- [Assignment]
In the material below, which lines hold the word "args"? Pick each one out.

- [Provided information]

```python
@torch.no_grad()
def broadcast_tensors(tensors, src=0, bucket_bytes=BUCKET_BYTES):
    sent = 0
    i = 0
    while i < len(tensors):
        dtype, dev = tensors[i].dtype, tensors[i].device
        group, nbytes = [], 0
        while i < len(tensors) and tensors[i].dtype == dtype and (not group or nbytes + tensors[i].numel() * tensors[i].element_size() <= bucket_bytes):
            group.append(tensors[i])
            nbytes += tensors[i].numel() * tensors[i].element_size()
            i += 1
        flat = torch.empty(sum(t.numel() for t in group), dtype=dtype, device=dev)
        if dist.get_rank() == src:
            off = 0
            for t in group:
# ... 44 lines not shown
```

moca_video_amd/fifo_graph.py:

```python
from __future__ import annotations

import ctypes as C
import functools

import numpy as np
import torch

from . import lib as _l
from . import ops
from .freeinit import get_freq_filter
from .plan import _Plan
from .unet import UNetModel, same_fps


def fifo_windows(args):
    f = args.video_length
    n = 2 * args.num_partitions if args.lookahead_denoising else args.num_partitions
    for rank in reversed(range(n)):
        start = rank * (f // 2) if args.lookahead_denoising else rank * f
        yield start, start + f // 2, start + f


def _ptr(t):
    return None if t is None else t.data_ptr()


class FifoEngine:

    @staticmethod
    def supported(model, cond, latents, davis_data=None, sam_masks_fn=None):
        unet = getattr(getattr(model, "model", None), "diffusion_model", None)
        return (isinstance(unet, UNetModel) and isinstance(cond, dict) and "c_crossattn" in cond
                and (davis_data is None or getattr(model, "first_stage_model", None) is not None)
                and sam_masks_fn is None and latents is not None and latents.is_cuda and latents.shape[0] == 1)

# ... 26 lines not shown
            indices = np.concatenate([np.full((f // 2,), 0), indices])
        coef = np.zeros((nW, f, 6), np.float32)
        enh = np.ones((nW, f), np.float32)
        mframe = np.full((nW, f), -1, np.int32)
        t_rows = np.zeros((nW, f), np.int64)
        for w, (s0, _, e0) in enumerate(wins):
            t_rows[w] = timesteps[s0:e0]
            Fm = 0 if masks is None else max(0, min(e0, masks.shape[2]) - s0)
            coef[w], enh[w], mi = sampler.step_tables(indices[s0:e0], timesteps[s0:e0], H, Fm)
            mframe[w] = np.where(mi >= 0, s0 + mi, -1)
        to_dev = lambda a: torch.from_numpy(np.ascontiguousarray(a)).to(dev)
        self.coef, self.enh, self.mframe = to_dev(coef), to_dev(enh), to_dev(mframe)
        self.win_start = to_dev(np.asarray([s0 for s0, _, _ in wins], np.int32))
        cc = torch.cat(cond["c_crossattn"], 1)
        ctxs = [cc.expand(nW, -1, -1)]
        if guided:
            ctxs.append(torch.cat(uc["c_crossattn"], 1).expand(nW, -1, -1))
        segs = tuple((nW, int(c.shape[1])) for c in ctxs)
        B = self.reps * nW
        fps_c = cond.get("fps", 16)
        shared = guided and same_fps([fps_c, uc.get("fps", fps_c)])
        self.gather_reps = 1 if shared or not guided else 2
        self.plan = plan = _Plan(unet, B, f, H, W, segs, torch.float32, dev, shared_x=shared)

        def fps_rows(fp):
            if isinstance(fp, int):
                return torch.full((nW * f,), fp, dtype=torch.int64, device=dev)
            return torch.as_tensor(fp, device=dev).reshape(-1)[:1].to(torch.int64).expand(nW * f)
        fr = [fps_rows(fps_c)] + ([fps_rows(uc.get("fps", fps_c))] if guided else [])
        with torch.cuda.stream(plan.stream):
            plan.t_rows.copy_(to_dev(t_rows).reshape(-1).repeat(self.reps))
            plan.fps_rows.copy_(torch.cat(fr))
            r = 0
            for c in ctxs:
                n = c.shape[0] * c.shape[1]
                plan.ctx[r:r + n].copy_(c.reshape(n, -1))
                r += n
        f32 = dict(dtype=torch.float32, device=dev)
        self.queue = latents[0].to(torch.float32).reshape(Cc, Q, HW).clone()
        st = _l.FifoState(0, 0, seed & 0xffffffff, (seed >> 32) & 0xffffffff, 0)
        self.state = torch.frombuffer(bytearray(bytes(st)), dtype=torch.int32).to(dev)
        n_win = nW * Cc * f * HW
        self.noise = torch.zeros(n_win + 2 * Cc * HW, **f32)
        self.moments = None
        if anchor_moments is not None:
            self.moments = anchor_moments.to(dev, torch.float32).reshape(2 * Cc, HW).contiguous()
# ... 53 lines not shown
            _l.check(lib.moca_fifo_randn_f32(st_, _l.ptr(self.noise), self.noise.numel(), S()), "moca_fifo_randn_f32")
            early_anchor = self.moments is None and self.lookahead
            _l.check(lib.moca_fifo_gather_windows_f32(st_, q_, _l.ptr(plan.x_in), _l.ptr(self.anchor) if early_anchor else None,
                                                      _l.ptr(self.win_start), nW, self.gather_reps, Cc, Q, f, HW, S()), "moca_fifo_gather_windows_f32")

        def post():
            if self.sam_capacity > 0:
                _l.check(lib.moca_sam_select_masks_f32(_l.ptr(self.sam_cand), _l.ptr(self.sam_tab[0]), _l.ptr(self.sam_tab[1]),
                                                       _l.ptr(plan.t_rows), _l.ptr(self.sam_eff), _l.ptr(self.sam_idx), nW, f, HW, S()),
                         "moca_sam_select_masks_f32")
            _l.check(lib.moca_fifo_step_windows_f32(C.byref(p), S()), "moca_fifo_step_windows_f32")
            if self.moments is None and not self.lookahead:
                _l.check(lib.moca_fifo_gather_windows_f32(st_, q_, None, _l.ptr(self.anchor), None, 0, 1, Cc, Q, f, HW, S()),
                         "moca_fifo_gather_windows_f32")
            if self.moments is not None:
                _l.check(lib.moca_gaussian_sample_f32(_l.ptr(self.moments), _l.ptr(self.noise[n_win + Cc * HW:]), _l.ptr(self.anchor), 1, Cc, HW,
                                                      float(scale_factor), S()), "moca_gaussian_sample_f32")
            _l.check(lib.moca_freq_mix_3d_f32(_l.ptr(self.anchor), _l.ptr(self.noise[n_win:n_win + Cc * HW]), _l.ptr(self.lpf), _l.ptr(self.newframe),
                                              Cc, 1, H, W, _l.ptr(self.mix_ws), S()), "moca_freq_mix_3d_f32")
            _l.check(lib.moca_fifo_advance_f32(st_, q_, _l.ptr(self.newframe), _l.ptr(self.emitted), self.n_slots, self.emit_frame,
                                               _l.ptr(self.mask), _l.ptr(self.mask_sums), Cc, Q, HW, S()), "moca_fifo_advance_f32")
        self.n_unet_launches = len(plan.steps)
        plan.steps = [pre] + plan.steps + [post]
        self.n_iter = 0
        sampler.momentum = self.momentum[nW - 1].view(1, Cc, f, H, W)

    @staticmethod
    def _cond_image(conditioned_image, Cc, HW, dev):
        if conditioned_image is None:
            return torch.zeros(Cc, HW, dtype=torch.float32, device=dev)
        ci = conditioned_image.to(dev)
        if ci.shape[1] != Cc:
            if ci.shape[1] != 3:
                raise ValueError(f"Conditional image must have 3 or 4 channels, got {ci.shape[1]}")
            ci = torch.cat([ci, torch.ones_like(ci[:, :1])], dim=1)
        return ci.to(torch.float32).reshape(-1, Cc, HW)[0].contiguous()

    def _upload_sam(self, sam_masks):
        pool, tab, ev = self._sam_stage[self._sam_turn]
        self._sam_turn ^= 1
        ev.synchronize()
        tab.zero_()
        used, host_runs, dev_copies = 0, [], []
        if sam_masks is not None:
            for w in range(self.nW):
                cw = sam_masks[w]
# ... 11 lines not shown
                    else:
                        pool[used:used + n].copy_(m.to(torch.float32))
                        host_runs.append((used, n))
                    tab[0, w * self.f + i], tab[1, w * self.f + i] = used, n
                    used += n
        for a, n in host_runs:
            self.sam_cand[a:a + n].copy_(pool[a:a + n], non_blocking=True)
        for a, n, m in dev_copies:
            self.sam_cand[a:a + n].copy_(m.to(self.device, torch.float32), non_blocking=True)
        self.sam_tab.copy_(tab, non_blocking=True)
        ev.record(self.plan.stream)

    def set_context(self, cond_ctx):
        c = torch.cat(list(cond_ctx), 1) if isinstance(cond_ctx, (list, tuple)) else cond_ctx
        L = self.plan.segs[0][1]
        if c.dim() != 3 or c.shape[0] != 1 or c.shape[1] != L:
            raise ValueError(f"set_context: the plan's conditional segment holds [1, {L}, D] contexts, got {tuple(c.shape)}")
        plan = self.plan
        cur = torch.cuda.current_stream(self.device)
        src = c.to(self.device)
        plan.stream.wait_stream(cur)
        with torch.cuda.stream(plan.stream):
            plan.set_context([src.expand(self.nW, -1, -1)])
        src.record_stream(plan.stream)

    def step(self, noise=None, shift_noise=None, anchor_noise=None, sam_masks=None):
        plan = self.plan
        cur = torch.cuda.current_stream(self.device)
        plan.stream.wait_stream(cur)
        with torch.cuda.stream(plan.stream):
            if self.sam_capacity > 0:
                self._upload_sam(sam_masks)
            elif sam_masks is not None:
                raise ValueError("this engine was built without sam_capacity")
            if noise is not None:
                n_win = self.nW * self.C * self.f * self.HW
                self.noise[:n_win].view(self.nW, -1).copy_(torch.stack([n.reshape(-1) for n in noise]).to(self.device, torch.float32))
                chw = self.C * self.HW
                self.noise[n_win:n_win + chw].copy_(shift_noise.reshape(-1).to(self.device, torch.float32))
                if anchor_noise is not None:
                    self.noise[n_win + chw:].copy_(anchor_noise.reshape(-1).to(self.device, torch.float32))
                self.state[4:5].fill_(1)
            handle = plan.stream.cuda_stream
            ops.set_stream(handle)
            try:
                plan._launch(handle)
            finally:
                ops.set_stream(None)
        plan.n_runs += 1
        self.n_iter += 1

    def sync_to(self, stream=None):
        (stream or torch.cuda.current_stream(self.device)).wait_stream(self.plan.stream)

    def latents(self):
        self.sync_to()
        head = self.n_iter % self.Q
        return torch.roll(self.queue, -head, dims=1).reshape(1, self.C, self.Q, self.H, self.W)

    def mask_queue(self):
        self.sync_to()
        head = self.n_iter % self.Q
        return None if self.mask is None else torch.roll(self.mask, -head, dims=0).reshape(1, 1, self.Q, self.H, self.W)

    def emitted_frames(self, i0, i1):
# ... 35 lines not shown
        return set(cond.keys()) <= {"c_crossattn", "fps"} and key == "crossattn" and \
            same_fps([cond.get("fps", 16), uc.get("fps", 16)])

    def __init__(self, model, sampler, x, cond, uc, cfg_scale, seed=0, keep_pred_x0=False, features_adapter=None, n_rows=None):
        self.unet = unet = model.model.diffusion_model
        dev = x.device
        self.device = dev
        if unet._packed is None:
            unet._pack()
        B, Cc, T, H, W = x.shape
        self.shape = (B, Cc, T, H, W)
        S = len(sampler.ddim_timesteps) if n_rows is None else int(n_rows)
        if not 1 <= S <= len(sampler.ddim_timesteps):
            raise ValueError(f"n_rows = {n_rows}: the schedule has {len(sampler.ddim_timesteps)} rows")
        self.S = S
        cc, cu = torch.cat(cond["c_crossattn"], 1), torch.cat(uc["c_crossattn"], 1)
        segs = ((B, int(cc.shape[1])), (B, int(cu.shape[1])))
        self.hybrid = getattr(model.model, "conditioning_key", None) != "crossattn"
        concat = cond.get("c_concat") if self.hybrid else None
        pieces = None if concat is None else tuple(int(c.shape[1]) for c in concat)
        unet._check_adapter(features_adapter)
        self.plan = plan = _Plan(unet, 2 * B, T, H, W, segs, torch.float32, dev, shared_x=True, pieces=pieces,
                                 adapter=None if features_adapter is None else unet.adapter_sites)

        def fps_rows(fp):
            if isinstance(fp, int):
                return torch.full((B * T,), fp, dtype=torch.int64, device=dev)
            fp = torch.as_tensor(fp, device=dev).reshape(-1).to(torch.int64)
            return (fp if fp.shape[0] == B else fp[:1].expand(B)).repeat_interleave(T)
        f32 = np.float32
        coef = np.zeros((S, 8), np.float32)
        use_scale = bool(sampler.use_scale)
        for i in range(S):
            a_t, a_prev, sig = f32(sampler.ddim_alphas[i]), f32(sampler.ddim_alphas_prev[i]), f32(sampler.ddim_sigmas[i])
            coef[i, :5] = (np.sqrt(a_t), np.sqrt(a_prev), sig, f32(sampler.ddim_sqrt_one_minus_alphas[i]), np.sqrt(f32(1.) - a_prev - sig * sig))
            coef[i, 5] = f32(sampler.ddim_scale_arr[i]) if use_scale else 1.0
            coef[i, 6] = f32(sampler.ddim_scale_arr_prev[i]) if use_scale else 1.0
        self.coef = torch.from_numpy(coef).to(dev)
        self.t_table = torch.from_numpy(np.ascontiguousarray(np.asarray(sampler.ddim_timesteps, dtype=np.int64)[:S])).to(dev)
        self.enc_coef = tuple(c.to(dev) for c in sampler.encode_tables())
        self.state = torch.zeros(8, dtype=torch.int32, device=dev)
        self.enc_state = torch.zeros(8, dtype=torch.int32, device=dev)
        n = x.numel()
        self.noise = torch.zeros(n, dtype=torch.float32, device=dev)
        self.pred_x0 = torch.empty(n, dtype=torch.float32, device=dev) if keep_pred_x0 else None
        self._fps_rows = fps_rows
        self.reset(x, cond, uc, seed, features_adapter=features_adapter)
        lib = _l.load()
        eps = plan.out.reshape(2 * B, -1)
        st_ = _l.ptr(self.state)
        S_ = lambda: C.c_void_p(ops.current_stream())

        def pre():
            _l.check(lib.moca_base_set_timestep(st_, _l.ptr(self.t_table), S, _l.ptr(plan.t_rows), plan.t_rows.numel(), S_()), "moca_base_set_timestep")
            _l.check(lib.moca_fifo_randn_f32(st_, _l.ptr(self.noise), n, S_()), "moca_fifo_randn_f32")

        def post():
            _l.check(lib.moca_base_ddim_step_f32(st_, _l.ptr(plan.x_in), _l.ptr(eps[:B]), _l.ptr(eps[B:]), _l.ptr(self.noise), _l.ptr(self.pred_x0),
                                                 _l.ptr(self.coef), S, float(cfg_scale), 1 if use_scale else 0, n, S_()), "moca_base_ddim_step_f32")
        plan.steps = [pre] + plan.steps + [post]

    def reset(self, x, cond, uc, seed=0, features_adapter=None):
        plan, dev = self.plan, self.device
        if (features_adapter is None) != (plan.adapter_in is None):
            raise ValueError("features_adapter goes with an engine built for it")
        B = self.shape[0]
        fps_c, fps_u = (16, 16) if self.hybrid else (cond.get("fps", 16), uc.get("fps", 16))
        if not same_fps([fps_c, fps_u]):
            raise ValueError("BaseEngine shares the UNet prefix between the two guidance branches: their fps must be equal")
        cc, cu = (torch.cat(c["c_crossattn"], 1).expand(B, -1, -1) for c in (cond, uc))
        st = _l.FifoState(0, 0, seed & 0xffffffff, (seed >> 32) & 0xffffffff, 0)
        cur = torch.cuda.current_stream(dev)
        plan.stream.wait_stream(cur)
        with torch.cuda.stream(plan.stream):
            self.state.copy_(torch.frombuffer(bytearray(bytes(st)), dtype=torch.int32))
            st.iter = -1
            self.enc_state.copy_(torch.frombuffer(bytearray(bytes(st)), dtype=torch.int32))
            plan.x_in.copy_(x.to(torch.float32))
            plan.fps_rows.copy_(torch.cat([self._fps_rows(fps_c), self._fps_rows(fps_u)]))
            plan.set_context([cc, cu])
            if features_adapter is not None:
                plan.set_adapter(list(features_adapter))
            if plan.pieces is not None:
                ops.set_stream(plan.stream.cuda_stream)
                try:
                    plan.set_concat(cond["c_concat"])
                finally:
                    ops.set_stream(None)
        cur.wait_stream(plan.stream)
        self.n_iter = 0

    def encode(self, x0, t_index, noise=None):
        plan, dev = self.plan, self.device
        B = self.shape[0]
        if tuple(x0.shape) != tuple(self.shape):
            raise ValueError(f"x0 {tuple(x0.shape)} does not match the engine's latents {tuple(self.shape)}")
        t = torch.as_tensor(t_index)
        t = t.reshape(1).expand(B) if t.dim() == 0 else t
        n_tab = int(self.enc_coef[0].shape[0])
        if t.dim() != 1 or t.shape[0] != B:
            raise ValueError(f"t_index must be one schedule index or [{B}] of them, got {tuple(t.shape)}")
        if not t.is_cuda and (int(t.min()) < 0 or int(t.max()) >= n_tab):
            raise IndexError(f"index {t.tolist()} is out of bounds for the {n_tab}-entry schedule table")
        lib = _l.load()
        n = self.noise.numel()
        cur = torch.cuda.current_stream(dev)
        plan.stream.wait_stream(cur)
        with torch.cuda.stream(plan.stream):
            h = C.c_void_p(plan.stream.cuda_stream)
            src = x0.to(dev, torch.float32).contiguous()
            t_d = t.to(dev, torch.int64).contiguous()
            if noise is not None:
                self.noise.copy_(noise.reshape(-1).to(dev, torch.float32))
            else:
                _l.check(lib.moca_fifo_randn_f32(_l.ptr(self.enc_state), _l.ptr(self.noise), n, h), "moca_fifo_randn_f32")
            _l.check(lib.moca_q_sample_f32(_l.ptr(src), _l.ptr(self.noise), _l.ptr(plan.x_in), _l.ptr(self.enc_coef[0]), _l.ptr(self.enc_coef[1]),
                                           _l.ptr(t_d), B, n_tab, n // B, h), "moca_q_sample_f32")
        src.record_stream(plan.stream)
        t_d.record_stream(plan.stream)

    def step(self, noise=None):
        plan = self.plan
        cur = torch.cuda.current_stream(self.device)
        plan.stream.wait_stream(cur)
        with torch.cuda.stream(plan.stream):
            if noise is not None:
                self.noise.copy_(noise.reshape(-1).to(self.device, torch.float32))
                self.state[4:5].fill_(1)
            handle = plan.stream.cuda_stream
            ops.set_stream(handle)
            try:
                plan._launch(handle)
            finally:
                ops.set_stream(None)
        plan.n_runs += 1
        self.n_iter += 1

    def latents(self):
        torch.cuda.current_stream(self.device).wait_stream(self.plan.stream)
        return self.plan.x_in.clone()

    def last_pred_x0(self):
        torch.cuda.current_stream(self.device).wait_stream(self.plan.stream)
        return None if self.pred_x0 is None else self.pred_x0.view(self.shape).clone()

    def close(self):
        self.plan.close()
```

- [Task result]
def fifo_windows(args):
    f = args.video_length
    n = 2 * args.num_partitions if args.lookahead_denoising else args.num_partitions
        start = rank * (f // 2) if args.lookahead_denoising else rank * f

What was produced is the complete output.